Directions -> Could you copy, exactly as written, every line from the first line of the records through the one containing "fg->total_cells + L.cell_base;"?

= Beginning of Section =

+constexpr int kOctWaveGroup = kOctThreads / 64;
+constexpr int kWaveStackInts = 64;
+static_assert(kOctWaveGroup * kWaveStackInts + kOctWaveGroup <= kSortStackInts, "the waves' range stacks and fallback flags share sort_stack");
+__host__ __device__ inline size_t octree_wave_prefix_off(int quota) {
+  return (octree::work_bytes(octree::node_capacity(quota), false) + 15) & ~(size_t)15;
+}
+__device__ __forceinline__ bool octree_wave(const OctArgs &a, int level, int frame, uint8_t *lds, int *stk) {
+  const FrameGeom *__restrict__ fg = a.fg;
+  const LevelGeom &L = fg->lv[level];
+  const int cap = octree::node_capacity(L.quota), ncells = L.nCols * L.nRows;
+  const size_t prefix_off = octree_wave_prefix_off(L.quota);
+  if (cap >= 1024 || prefix_off + (fg->cand_segmented ? (2 * (size_t)ncells + 1) * 4 : 0) > (size_t)a.wave_slice) return false;
+  octree::Params P;
+  P.N = L.quota;
+  P.height = L.oct_height;
+  P.nIni = L.nIni;
+  P.iniUL = L.iniUL;
+  P.iniThresh = L.iniThresh;
+  P.nCols = L.nCols;
+  P.wCell = L.wCell;
+  P.hCell = L.hCell;
+  octree::Work W;
+  octree::carve(W, lds, cap, false);
+  WaveGroup g;
+  g.tid = threadIdx.x & 63;
+  g.nthreads = 64;
+  g.wtot = nullptr;
+  g.stk = stk;
+  const size_t coff = (size_t)frame * fg->cand_frame + L.cand_off;
+  uint32_t *out = a.sel + (size_t)frame * fg->sel_frame + L.sel_off;
+  int n;
+  if (fg->cand_segmented) {
+    int *prefix = (int *)(lds + prefix_off), *segoff = prefix + ncells + 1;
+    const int *cc = a.cell_count + (size_t)frame * fg->total_cells + L.cell_base;
+    for (int i = g.tid; i < ncells; i += 64) {
+      prefix[i] = cc[i];
+      segoff[i] = a.cells[L.cell_base + i].cand_off;
+    }
+    g.sync();
+    const int npts = g.exclusive_scan(prefix, ncells);
+    if (npts > kOctRegPts * 64) return false;
+    if (g.tid == 0) prefix[ncells] = npts;
+    g.sync();
+    SegRegPts<kOctRegPts> pts;
+    pts.src = SegSrc{a.cand + coff, prefix, segoff, ncells};
+    n = octree::distribute_pts(g, P, pts, npts, W, out);
+  } else {
+    int npts = a.cand_count[frame * kMaxLevels + level];
+    if (npts > L.cand_cap) npts = L.cand_cap;
+    if (npts > kOctRegPts * 64) return false;
+    n = octree::distribute_reg<kOctRegPts>(g, P, a.cand + coff, npts, W, out);
+  }
+  if (g.tid == 0) a.sel_count[frame * kMaxLevels + level] = n;
+  return true;
+}
+
+__host__ __device__ inline int octree_blocks_per_frame(int nlevels, int wave_levels) {
+  return nlevels - wave_levels + (wave_levels + kOctWaveGroup - 1) / kOctWaveGroup;
+}
+template <int kMemU>
+__device__ __forceinline__ void octree_levels(const OctArgs &a, int x, int frame, uint8_t *oct_lds, int *wtot, int *sort_stack) {
+  const int nlevels = a.fg->nlevels, nbig = nlevels - a.wave_levels;
+  int level0 = x, todo = 1;
+  if (x >= nbig) {
+    level0 = nbig + (x - nbig) * kOctWaveGroup;
+    const int nlv = min(kOctWaveGroup, nlevels - level0), wave = threadIdx.x >> 6;
+    int *fell = sort_stack + kOctWaveGroup * kWaveStackInts;
+    if (wave < nlv) {
+      const bool ok = octree_wave(a, level0 + wave, frame, oct_lds + (size_t)wave * a.wave_slice, sort_stack + wave * kWaveStackInts);
+      if ((threadIdx.x & 63) == 0) {
+        fell[wave] = ok ? 0 : 1;
+        a.wave_form[frame * kMaxLevels + level0 + wave] = ok ? 1 : 0;
+      }
+    }
+    __syncthreads();
+    todo = 0;
+    for (int w = 0; w < nlv; w++) todo |= fell[w] << w;
+    if (todo == 0) return;
+    __syncthreads();
+  }
+  for (int w = 0; todo >> w; w++)
+    if ((todo >> w) & 1) {
+      octree_block<kMemU>(a, level0 + w, frame, oct_lds, wtot, sort_stack);
+    }
+}
+
 constexpr int kOctMemBatch = 8, kOctMemBatchFused = 1;
 
 __global__ __launch_bounds__(kOctThreads) __attribute__((amdgpu_waves_per_eu(kOctWaves, kOctWaves))) void k_octree(OctArgs a) {
   extern __shared__ __attribute__((aligned(16))) uint8_t oct_lds[];
   __shared__ int wtot[2 * kMaxWaves];
   __shared__ int sort_stack[kSortStackInts];
-  octree_block<kOctMemBatch>(a, blockIdx.x, blockIdx.y, oct_lds, wtot, sort_stack);
+  octree_levels<kOctMemBatch>(a, blockIdx.x, blockIdx.y, oct_lds, wtot, sort_stack);
 }
 template <int kMemU>
 __global__ __launch_bounds__(kOctThreads) __attribute__((amdgpu_waves_per_eu(4, 4))) void k_octree_few(OctArgs a) {
   extern __shared__ __attribute__((aligned(16))) uint8_t oct_lds[];
   __shared__ int wtot[2 * kMaxWaves];
   __shared__ int sort_stack[kSortStackInts];
-  octree_block<kMemU>(a, blockIdx.x, blockIdx.y, oct_lds, wtot, sort_stack);
+  octree_levels<kMemU>(a, blockIdx.x, blockIdx.y, oct_lds, wtot, sort_stack);
 }
 
 __global__ __launch_bounds__(256) void k_debug_sort(uint64_t *items, int n) {
@@ -1401,26 +1533,26 @@
 
 template <int kMemU>
 __device__ __forceinline__ void octree_blur_body(const OctArgs &a, const uint8_t *__restrict__ pyr, uint8_t *__restrict__ blur,
-                                                 const Src0 &s0, int nlevels, int nframes, int lead, uint8_t *oct_lds, int *wtot,
+                                                 const Src0 &s0, int noct, int nframes, int lead, uint8_t *oct_lds, int *wtot,
                                                  int *sort_stack) {
   static_assert(kOctThreads == 256, "the blur body is written for 256-thread workgroups");
   BlockXY blk = frame_major_block();
   if (lead > 0) {
-    if (blk.x >= nlevels) blk.y -= lead;
+    if (blk.x >= noct) blk.y -= lead;
     if (blk.y < 0 || blk.y >= nframes) return;
   }
-  if (blk.x < nlevels)
-    octree_block<kMemU>(a, blk.x, blk.y, oct_lds, wtot, sort_stack);
+  if (blk.x < noct)
+    octree_levels<kMemU>(a, blk.x, blk.y, oct_lds, wtot, sort_stack);
   else
-    blur_block<kBlurAheadFused>(pyr, blur, a.fg, s0, BlockXY{blk.x - nlevels, blk.y});
+    blur_block<kBlurAheadFused>(pyr, blur, a.fg, s0, BlockXY{blk.x - noct, blk.y});
 }
 template <int kMemU>
 __global__ __launch_bounds__(kOctThreads) __attribute__((amdgpu_waves_per_eu(kOctBlurWaves, kOctBlurWaves))) void k_octree_blur(
-    OctArgs a, const uint8_t *__restrict__ pyr, uint8_t *__restrict__ blur, Src0 s0, int nlevels, int nframes, int lead) {
+    OctArgs a, const uint8_t *__restrict__ pyr, uint8_t *__restrict__ blur, Src0 s0, int noct, int nframes, int lead) {
   extern __shared__ __attribute__((aligned(16))) uint8_t oct_lds[];
   __shared__ int wtot[2 * kMaxWaves];
   __shared__ int sort_stack[kSortStackInts];
-  octree_blur_body<kMemU>(a, pyr, blur, s0, nlevels, nframes, lead, oct_lds, wtot, sort_stack);
+  octree_blur_body<kMemU>(a, pyr, blur, s0, noct, nframes, lead, oct_lds, wtot, sort_stack);
 }
 
 __device__ __forceinline__ void slots_of_frame(const FrameGeom *__restrict__ fg, const uint32_t *__restrict__ sel,
@@ -2017,7 +2149,7 @@
 OctreeForm launch_octree(hipStream_t s, const FrameGeom *d_fg, const uint32_t *cand, const int *cand_count,
                          const CellDesc *d_cells, const int *cell_count, uint32_t *cand2, uint16_t *node_of, uint32_t *sel,
                          int *sel_count, const FrameGeom &fg, int maxQuota, int maxCellsPerLevel, int nframes,
-                         const uint8_t *blur_pyr, uint8_t *blur_out, const Src0 *blur_s0) {
+                         int wave_levels, int *wave_form, const uint8_t *blur_pyr, uint8_t *blur_out, const Src0 *blur_s0) {
   const int cap = octree::node_capacity(maxQuota);
   const size_t prefix_bytes = fg.cand_segmented ? (2 * (size_t)maxCellsPerLevel + 1) * 4 : 0;
   const size_t share = 36 * 1024;
@@ -2026,33 +2158,46 @@
   const size_t work_lds = (size_t)prefix_off + prefix_bytes;
   const size_t lab_off = (work_lds + 15) & ~(size_t)15;
   const size_t lab_bytes = work_lds <= 64 * 1024 && lab_off + 4096 <= share ? share - lab_off : 0;
-  const size_t lds = lab_bytes ? lab_off + lab_bytes : work_lds;
+  size_t lds = lab_bytes ? lab_off + lab_bytes : work_lds;
+  constexpr size_t kOctWaveSlice = 9472;
+  if (wave_levels != 0 && lds < kOctWaveGroup * kOctWaveSlice) lds = kOctWaveGroup * kOctWaveSlice;
   int dev = 0;
   hipGetDevice(&dev);
+  constexpr int kOctWaveLevels = 4;
+  const int wave_slice = (int)((lds / kOctWaveGroup) & ~(size_t)15);
+  int wl = wave_levels < fg.nlevels ? wave_levels : fg.nlevels;
+  if (wave_levels < 0) {
+    for (wl = 0; wl < kOctWaveLevels && wl < fg.nlevels / 2; wl++) {
+      const LevelGeom &L = fg.lv[fg.nlevels - 1 - wl];
+      const size_t need = octree_wave_prefix_off(L.quota) + (fg.cand_segmented ? (2 * (size_t)L.nCols * L.nRows + 1) * 4 : 0);
+      if (need > (size_t)wave_slice) break;
+    }
+  }
+  const int noct = octree_blocks_per_frame(fg.nlevels, wl);
   const OctArgs a = {d_fg, cand, cand_count, d_cells, cell_count, cand2, node_of, sel, sel_count, cap, prefix_off,
-                     (int)lab_off, (int)(lab_bytes / 2), hist_big ? 1 : 0};
+                     (int)lab_off, (int)(lab_bytes / 2), hist_big ? 1 : 0, wl, wave_slice, wave_form};
   const bool few = nframes <= kOctFewFrames;
   OctreeForm form;
-  form.hist_big = hist_big ? 1 : 0, form.label_bytes = (int)lab_bytes;
+  form.hist_big = hist_big ? 1 : 0, form.label_bytes = (int)lab_bytes, form.wave_levels = wl;
   if (blur_out) {
     constexpr int kLead = 64;
     const int lead = nframes >= 4 * kLead ? kLead : 0;
     form.lead = lead;
-    const dim3 grid(fg.nlevels + fg.total_blur_blocks, nframes + lead);
+    const dim3 grid(noct + fg.total_blur_blocks, nframes + lead);
     if (few && 5 * work_lds > 160 * 1024) {
       lds_limit_ensure(5, dev, (const void *)k_octree_blur<kOctMemBatch>, lds);
       hipLaunchKernelGGL(k_octree_blur<kOctMemBatch>, grid, dim3(kOctThreads), lds, s, a, blur_pyr, blur_out, *blur_s0,
-                         fg.nlevels, nframes, lead);
+                         noct, nframes, lead);
       form.kernel = VSG_OCT_BLUR_MEMBATCH;
     } else {
       lds_limit_ensure(2, dev, (const void *)k_octree_blur<kOctMemBatchFused>, lds);
       hipLaunchKernelGGL(k_octree_blur<kOctMemBatchFused>, grid, dim3(kOctThreads), lds, s, a, blur_pyr, blur_out, *blur_s0,
-                         fg.nlevels, nframes, lead);
+                         noct, nframes, lead);
       form.kernel = VSG_OCT_BLUR_MEMBATCH_FUSED;
     }
     return form;
   }
-  dim3 grid(fg.nlevels, nframes), block(kOctThreads);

= End of Section =

Output of the exercise ->
+constexpr int kOctWaveGroup = kOctThreads / 64;
+constexpr int kWaveStackInts = 64;
+static_assert(kOctWaveGroup * kWaveStackInts + kOctWaveGroup <= kSortStackInts, "the waves' range stacks and fallback flags share sort_stack");
+__host__ __device__ inline size_t octree_wave_prefix_off(int quota) {
+  return (octree::work_bytes(octree::node_capacity(quota), false) + 15) & ~(size_t)15;
+}
+__device__ __forceinline__ bool octree_wave(const OctArgs &a, int level, int frame, uint8_t *lds, int *stk) {
+  const FrameGeom *__restrict__ fg = a.fg;
+  const LevelGeom &L = fg->lv[level];
+  const int cap = octree::node_capacity(L.quota), ncells = L.nCols * L.nRows;
+  const size_t prefix_off = octree_wave_prefix_off(L.quota);
+  if (cap >= 1024 || prefix_off + (fg->cand_segmented ? (2 * (size_t)ncells + 1) * 4 : 0) > (size_t)a.wave_slice) return false;
+  octree::Params P;
+  P.N = L.quota;
+  P.height = L.oct_height;
+  P.nIni = L.nIni;
+  P.iniUL = L.iniUL;
+  P.iniThresh = L.iniThresh;
+  P.nCols = L.nCols;
+  P.wCell = L.wCell;
+  P.hCell = L.hCell;
+  octree::Work W;
+  octree::carve(W, lds, cap, false);
+  WaveGroup g;
+  g.tid = threadIdx.x & 63;
+  g.nthreads = 64;
+  g.wtot = nullptr;
+  g.stk = stk;
+  const size_t coff = (size_t)frame * fg->cand_frame + L.cand_off;
+  uint32_t *out = a.sel + (size_t)frame * fg->sel_frame + L.sel_off;
+  int n;
+  if (fg->cand_segmented) {
+    int *prefix = (int *)(lds + prefix_off), *segoff = prefix + ncells + 1;
+    const int *cc = a.cell_count + (size_t)frame * fg->total_cells + L.cell_base;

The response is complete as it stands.